Тут послышался грохот падающего тела. С моей точки обзора не было видно, что случилось.

- Не выдержал перенапряжения, - констатировал врач. - Он десять дней не отходил от Вас, Ваш отец силой заставлял его есть. Никогда не видел более преданного друга, чем Ваш. У меня было чёткое ощущение, что если Вы не выживете, то мы и его потеряем.

Говоря это, врач, видимо, усаживал потерявшего сознание Макса в кресло. А меня душили слёзы. Живёшь и думаешь, что ты нафиг никому не нужен, что даже отец после твоей смерти поплачет и смирится, хоть ты у него и единственный сын. И вдруг появляется человек, который просто не сможет без тебя жить.

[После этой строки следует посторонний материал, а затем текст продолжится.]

__global__ void copy_rows_kernel(const uint8_t* __restrict__ src, size_t src_frame_stride, int src_pitch,
                                 uint8_t* __restrict__ dst, size_t dst_frame_stride, int dst_pitch, int w, int h) {
  int x = blockIdx.x * blockDim.x + threadIdx.x;
  int y = blockIdx.y;
  if (x >= w) return;
  dst[(size_t)blockIdx.z * dst_frame_stride + (size_t)y * dst_pitch + x] =
      src[(size_t)blockIdx.z * src_frame_stride + (size_t)y * src_pitch + x];
}

constexpr int kResizeRows = 4;
constexpr int kResizeCols = 8;

typedef uint32_t u32x4_a4 __attribute__((ext_vector_type(4), aligned(4)));

__device__ __forceinline__ uint32_t mad_u24(uint32_t a, uint32_t b, uint32_t c) {
  uint32_t d;
  asm("v_mad_u32_u24 %0, %1, %2, %3" : "=v"(d) : "v"(a), "v"(b), "v"(c));
  return d;
}

struct ResizeTabs {
  const uint32_t* xtab;
  const uint32_t* xsel;
  const uint32_t* xwgt;
  const uint32_t* ytab;
  const uint32_t* mtab = nullptr;
  const uint32_t* mcw = nullptr;
};

__device__ __forceinline__ void resize_item(const LevelView& src, const uint8_t* __restrict__ s, uint8_t* __restrict__ d,
                                            int dst_pitch, const ResizeTabs& tb, int x8, int y0, int y_end, bool guard_frame) {
  typedef unsigned short u16x2 __attribute__((ext_vector_type(2)));
  const int sx0 = (int)(tb.xtab[x8] >> 16);
  const uint32_t al = (uint32_t)(sx0 & 3);
  const uint32_t d0 = (uint32_t)sx0 & ~3u;
  const uint4 sa = *reinterpret_cast<const uint4*>(tb.xsel + x8), sb = *reinterpret_cast<const uint4*>(tb.xsel + x8 + 4);
  const uint4 wa = *reinterpret_cast<const uint4*>(tb.xwgt + x8), wb = *reinterpret_cast<const uint4*>(tb.xwgt + x8 + 4);
  const uint32_t selp[8] = {sa.x, sa.y, sa.z, sa.w, sb.x, sb.y, sb.z, sb.w};
  const uint32_t wx[8] = {wa.x, wa.y, wa.z, wa.w, wb.x, wb.y, wb.z, wb.w};
  const bool guard = guard_frame && (int)d0 + 16 > src.pitch;
  const uint32_t last_dw = (uint32_t)src.pitch - 4u;
  const uint32_t pitch = (uint32_t)src.pitch;
#pragma unroll
  for (int rr = 0; rr < kResizeRows; ++rr) {
    const int y = y0 + rr;
    if (y >= y_end) break;
    const uint32_t ty = tb.ytab[y];
    const uint32_t sy = ty >> 16;
    const uint32_t fy = ty & 0xFFFFu;
    const uint32_t sy1 = sy + 1 < (uint32_t)src.h ? sy + 1 : (uint32_t)src.h - 1;
    const uint32_t o0 = __umul24(sy, pitch), o1 = __umul24(sy1, pitch);
    u32x4_a4 u, v;
    if (guard && sy1 == (uint32_t)src.h - 1) {
      auto ld = [&](uint32_t row, uint32_t k) { return *reinterpret_cast<const uint32_t*>(s + row + min(d0 + 4u * k, last_dw)); };
      u = u32x4_a4{ld(o0, 0), ld(o0, 1), ld(o0, 2), ld(o0, 3)};
      v = u32x4_a4{ld(o1, 0), ld(o1, 1), ld(o1, 2), ld(o1, 3)};
    } else {
      u = *reinterpret_cast<const u32x4_a4*>(s + (o0 + d0));
      v = *reinterpret_cast<const u32x4_a4*>(s + (o1 + d0));
    }
    const uint32_t uw[3] = {__builtin_amdgcn_alignbyte(u.y, u.x, al), __builtin_amdgcn_alignbyte(u.z, u.y, al),
                            __builtin_amdgcn_alignbyte(u.w, u.z, al)};
    const uint32_t vw[3] = {__builtin_amdgcn_alignbyte(v.y, v.x, al), __builtin_amdgcn_alignbyte(v.z, v.y, al),
                            __builtin_amdgcn_alignbyte(v.w, v.z, al)};
    const uint32_t wy0 = 4u * (2048u - fy), wy1 = 4u * fy;
    uint32_t r[8];
#pragma unroll
    for (int i = 0; i < 8; ++i) {
      const int wsel = i >= 4 ? 1 : 0;
      const u16x2 pu = __builtin_bit_cast(u16x2, __builtin_amdgcn_perm(uw[wsel + 1], uw[wsel], selp[i]));
      const u16x2 pv = __builtin_bit_cast(u16x2, __builtin_amdgcn_perm(vw[wsel + 1], vw[wsel], selp[i]));
      const u16x2 w2 = __builtin_bit_cast(u16x2, wx[i]);
      const uint32_t h0 = __builtin_amdgcn_udot2(pu, w2, 0u, false);
      const uint32_t h1 = __builtin_amdgcn_udot2(pv, w2, 0u, false);
      r[i] = mad_u24(h0, wy0, mad_u24(h1, wy1, 1u << 23));
    }
    uint2 packed;
    packed.x = __builtin_amdgcn_perm(__builtin_amdgcn_perm(r[3], r[2], 0x0c0c0703u), __builtin_amdgcn_perm(r[1], r[0], 0x0c0c0703u), 0x05040100u);
    packed.y = __builtin_amdgcn_perm(__builtin_amdgcn_perm(r[7], r[6], 0x0c0c0703u), __builtin_amdgcn_perm(r[5], r[4], 0x0c0c0703u), 0x05040100u);
    *reinterpret_cast<uint2*>(d + (__umul24((uint32_t)y, (uint32_t)dst_pitch) + (uint32_t)x8)) = packed;
  }
}

__global__ __launch_bounds__(256) void resize_kernel(LevelView src, uint8_t* __restrict__ dst_base,
                                                     size_t dst_frame_stride, int dst_pitch, int wd, int hd,
                                                     ResizeTabs tb, int groups_per_row,
                                                     uint32_t groups_inv, int n_items, int tail_unsafe_frame) {
  const int item = blockIdx.x * 256 + threadIdx.x;
  if (item >= n_items) return;
  const int rg = (int)__umulhi((uint32_t)item, groups_inv);
  const int x8 = (item - rg * groups_per_row) * kResizeCols;
  const int y0 = rg * kResizeRows;
  resize_item(src, src.base + (size_t)blockIdx.y * src.frame_stride, dst_base + (size_t)blockIdx.y * dst_frame_stride, dst_pitch,
              tb, x8, y0, min(hd, y0 + kResizeRows), (int)blockIdx.y == tail_unsafe_frame);
}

Когда я бросился, чтобы прикрыть собой Максима, это было скорее спонтанным, рефлекторным поступком. У меня не было времени подумать. А Макс день за днём проживал со мной мою боль и, готовясь к самому плохому, уже знал, что с ним будет, если я уйду. Такую щемящую боль от любви я никогда не испытывал. Я даже не задавался вопросом, что было бы, поменяйся мы местами. Я боялся ответа. Возможно, я недостаточно его любил. Но это на тот момент. Сейчас всё изменилось. Я понял, что любовь - это не твоё счастье. Твоим оно становится, когда человек, которого ты любишь, счастлив. А когда он счастлив только от того, что любит тебя, это уже не любовь, это нечто большее, это те самые половинки, которые обрели друг друга и соединились. Отруби одну - вторая тоже умрёт.

Именно в тот момент я дал себе слово, что ни на минуту не отпущу от себя Макса. Я буду заботиться о нём больше, чем о себе самом, потому что потерять его - это то же самое, что выйти навстречу мчащемуся поезду, то же, что сделать шаг с крыши небоскрёба. Это значит убить себя.